Sounds like you're getting engine heat come through the transmission linkage tunnel. There should be a rubber boot that attaches to the end of the tunnel on the engine bay side and secures to the linkage. It helps prevent road noise and other things. I know mine's ripped so I get a ton of road noise in 3rd and 5th because pushing the linkage "forward" separated the front half of the boot from the half attached to the firewall. I haven't taken my Quantum on a long drive in a very long time so I'm not sure if heat is getting in and causing an issue too. But if you're noticing heat around those areas, that's the first thing I'd think of to check out as it's the biggest opening leading to the biggest cause of heat in the car: the engine.


----------



## TheWolfsburg (Sep 22, 2007)

borellsoffun said:


> I have an 87 QW. When i've been driving longer distances, I notice my center console and E-brake get very warm. Seems unusual to me. Maybe my car is missing exhaust heat shield or insulation?
> Other Q owners notice this or is this unique to my car?


I am dealing with the exact same thing. I thought it might be a miss, so I gave it a tune up, and verified tthat the timing was spot on (replaced roto/dis/wires/plugs). That was not the issue. I noticed it was the cat that was under there getting super hot. On one trip, it got so hot that I THINK it heated up the underside and got to the fuel pump some how. Pump quit working, made a buzzing sound when trying to start back up. Towed to the gas station. I had a .25 tank of gas, I filled it up and she started right up, and drove me 2 hours back home without issue. wierd. So I cut out the cat and clamped in a stright pipe. worked perfect. No heating. Then to pass inspection I have a dummy, hollowed out cat installed, and now the heating is back. tried to quit on me once a month ago on a trip, but I pulled over and filled up, then it work fine again. It still gets warm, but not hot anymore like when I had a real cat on it. 


I would like to hear more peoples opinion on this:thumbup:


----------



## VW Nevada (Feb 28, 2008)

*Mine Too.*

My center console doesn't heat up, but the parking handle will. 

It only heats up if I'm running a vacuum on the HVAC system. (i.e. sunroof tilted and vents open). Then heat gets sucked through the parking brake handle from the tunnel. If everything is closed and I'm running the A/C (i.e.

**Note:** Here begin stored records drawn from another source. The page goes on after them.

static int rec_backward(Plan* P, int N, const Resolved::Grad& G, bool with_wgrad, bool need_dfin, const float* w_rec, float* g_rec, float* ws,
                        const Lane& LD, const Lane& LW, const Lane* LAp = nullptr, const Lane* LWdecp = nullptr) {
  const Config& c = P->cfg;
  const Resolved& R = P->R;
  hipStream_t s = LD.s;
  const Lane LWdec = LWdecp ? *LWdecp : LW;
  auto wgrad_on = [&](const Lane& lw, const Layer& L, int dy, bool is_du, int n) -> int {
    order_after(P, LD, lw);
    return run_wgrad(P, L, n < 0 ? N : n, dy, is_du, w_rec, g_rec, ws, lw);
  };
  auto wgrad = [&](const Layer& L, int dy, bool is_du, int n = -1) -> int { return wgrad_on(LW, L, dy, is_du, n); };
  auto wgrad_dec = [&](const Layer& L, int dy, bool is_du) -> int { return wgrad_on(LWdec, L, dy, is_du, -1); };
  const Lane LA = LAp ? *LAp : LD;
  const bool a_own_lane = LA.s != LD.s;
  const int ncopies = N / c.batch;
  const bool a_shared = P->enc_a_shared && ncopies > 1;
  const Emit none;
  const float LEAK = 0.2f;
  {
    const Buf& df1 = P->buf(G.flow[1]);
    UDET_TRY(launch_resize_bilinear_bwd(ws + P->buf(G.pred).off, 2, 0, N, c.img_h, c.img_w, ws + df1.off, df1.ld, 0, df1.h, df1.w, 2, 0, s));
  }
  for (int k = 1; k <= 5; ++k) {
    const int dconcat = G.concat[k], uconcat = G.u_concat[k];
    const Layer* fl = &P->rec[R.rec.flow[k]];
    const Layer* dc = &P->rec[R.rec.deconv[k]];
    Emit em;
    em.ubuf = uconcat; em.abuf = fl->x; em.c0 = 0; em.c1 = dc->cout; em.act = ACT_LEAKY; em.alpha = LEAK;
    UDET_TRY(run_dgrad(P, *fl, N, G.flow[k], false, dconcat, 0, k == 1 ? 0 : 1, -1, em, ws, LD));
    if (with_wgrad) UDET_TRY(wgrad_dec(*fl, G.flow[k], false));
    if (k < 5) {
      const Layer* uf = &P->rec[R.rec.upflow[k]];
      if (with_wgrad) UDET_TRY(wgrad_dec(*uf, dconcat, false));
      UDET_TRY(run_dgrad(P, *uf, N, dconcat, false, G.rf[k + 1], 0, 0, -1, none, ws, LD));
      const Buf &drf = P->buf(G.rf[k + 1]), &dfn = P->buf(G.flow[k + 1]);
      UDET_TRY(launch_resize_bilinear_bwd(ws + drf.off, drf.ld, 0, N, drf.h, drf.w, ws + dfn.off, dfn.ld, 0, dfn.h, dfn.w, drf.ld, 0, s));
    }
    if (with_wgrad) {
      if (dc->upb) {
        order_after(P, LD, LWdec);
        UDET_TRY(rec_resize(P, dec_src(R, k), R.rec_r[k + 1], N, ws, LWdec.s));
      }
      UDET_TRY(wgrad_dec(*dc, uconcat, true));
    }
    if (dc->upb_bwd) {
      UDET_TRY(run_dgrad_upb(P, *dc, N, uconcat, G.p[k + 1], G.concat[k + 1], ws, LD));
      continue;
    }
    const int dr = G.r[k + 1];
    UDET_TRY(run_dgrad(P, *dc, N, uconcat, true, dr, 0, 0, -1, none, ws, LD));
    const Buf& bdr = P->buf(dr);
    const Buf& dsrc = P->buf(k == 5 ? G.conv6 : G.concat[k + 1]);
    UDET_TRY(launch_resize_bilinear_bwd(ws + bdr.off, bdr.ld, 0, N, bdr.h, bdr.w, ws + dsrc.off, dsrc.ld, 0, dsrc.h, dsrc.w,
                                        bdr.ld, 0, s));
  }
  {
    const Buf &d6 = P->buf(G.conv6), &a6 = P->buf(R.rec_conv6), &u6 = P->buf(G.u_conv6);
    UDET_TRY(launch_emit_du(ws + d6.off, ws + a6.off, ws + u6.off, (long)N * d6.h * d6.w, d6.ld, 0, d6.ld, ACT_LEAKY, LEAK, s));
  }
  if (a_own_lane) order_after(P, LD, LA);
  const bool pair_enc = pairs_on(P, 1) && with_wgrad && !a_own_lane;
  for (int i = 8; i >= 0; --i) {
    DgradJob job[2];
    int njob = 0;
    for (int e = 0; e < 2; ++e) {
      if (e == 0 && !with_wgrad) continue;
      const Layer* L = &P->rec[R.rec.enc[e][i]];
      const int du = G.enc_du[e][i];
      const bool shared = e == 0 && a_shared;
      const int Ne = shared ? c.batch : N;
      const bool own = e == 0 && a_own_lane;
      const Lane& LE = own ? LA : LD;
      hipStream_t se = LE.s;
      if (shared && i == 8) {
        const Buf& u = P->buf(du);
        UDET_TRY(launch_fold_samples(ws + u.off, (long)c.batch * u.h * u.w, u.ld, L->y_coff, L->cout, ncopies, se));
      }
      if (with_wgrad) {
        if (own) UDET_TRY(run_wgrad(P, *L, Ne, du, true, w_rec, g_rec, ws, LA));
        else UDET_TRY(wgrad(*L, du, true, Ne));
      }
      if (i == 0) {
        if (e == 1 && need_dfin) UDET_TRY(run_dgrad(P, *L, N, du, true, G.fin, 0, 0, -1, none, ws, LD));
        continue;
      }
      const int dx = G.enc_dx[e][i];
      const bool slab_in = L->x_in_slab;
      Emit em;
      em.ubuf = G.enc_ux[e][i]; em.abuf = L->x; em.c0 = 0; em.c1 = L->cin; em.act = ACT_LEAKY; em.alpha = LEAK;
      if (shared && slab_in) {
        const Buf& d = P->buf(dx);
        UDET_TRY(launch_fold_samples(ws + d.off, (long)c.batch * d.h * d.w, d.ld, L->x_coff, L->cin, ncopies, se));
      }
      if (pair_enc) {
        job[njob].L = L; job[njob].N = Ne; job[njob].dy = du; job[njob].dx = dx; job[njob].dx_coff = L->x_coff;
        job[njob].accumulate = slab_in ? 1 : 0; job[njob].em = em;
        ++njob;
        continue;
      }
      UDET_TRY(run_dgrad(P, *L, Ne, du, true, dx, L->x_coff, slab_in ? 1 : 0, -1, em, ws, LE));
    }
    if (njob == 2) UDET_TRY(run_dgrad_pair(P, job[0], job[1], ws, LD));
    else if (njob == 1) UDET_TRY(run_dgrad(P, *job[0].L, job[0].N, job[0].dy, true, job[0].dx, job[0].dx_coff, job[0].accumulate, -1, job[0].em, ws, LD));
  }
  if (a_own_lane) order_after(P, LA, LD);
  if (with_wgrad && LWdec.s != LW.s) order_after(P, LWdec, LD);
  return UDET_OK;
}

Running a positive pressure from the HVAC system) I don't get any heat at all from the tunnel at all. 

I'm guessing it's just a seal problem where the parking brake cable comes through the floor. If your console is getting hot I'd bet there is s seal problem where your shift linkage comes through the floor.


----------



## TheWolfsburg (Sep 22, 2007)

my ebrake handle area is what i meant.


----------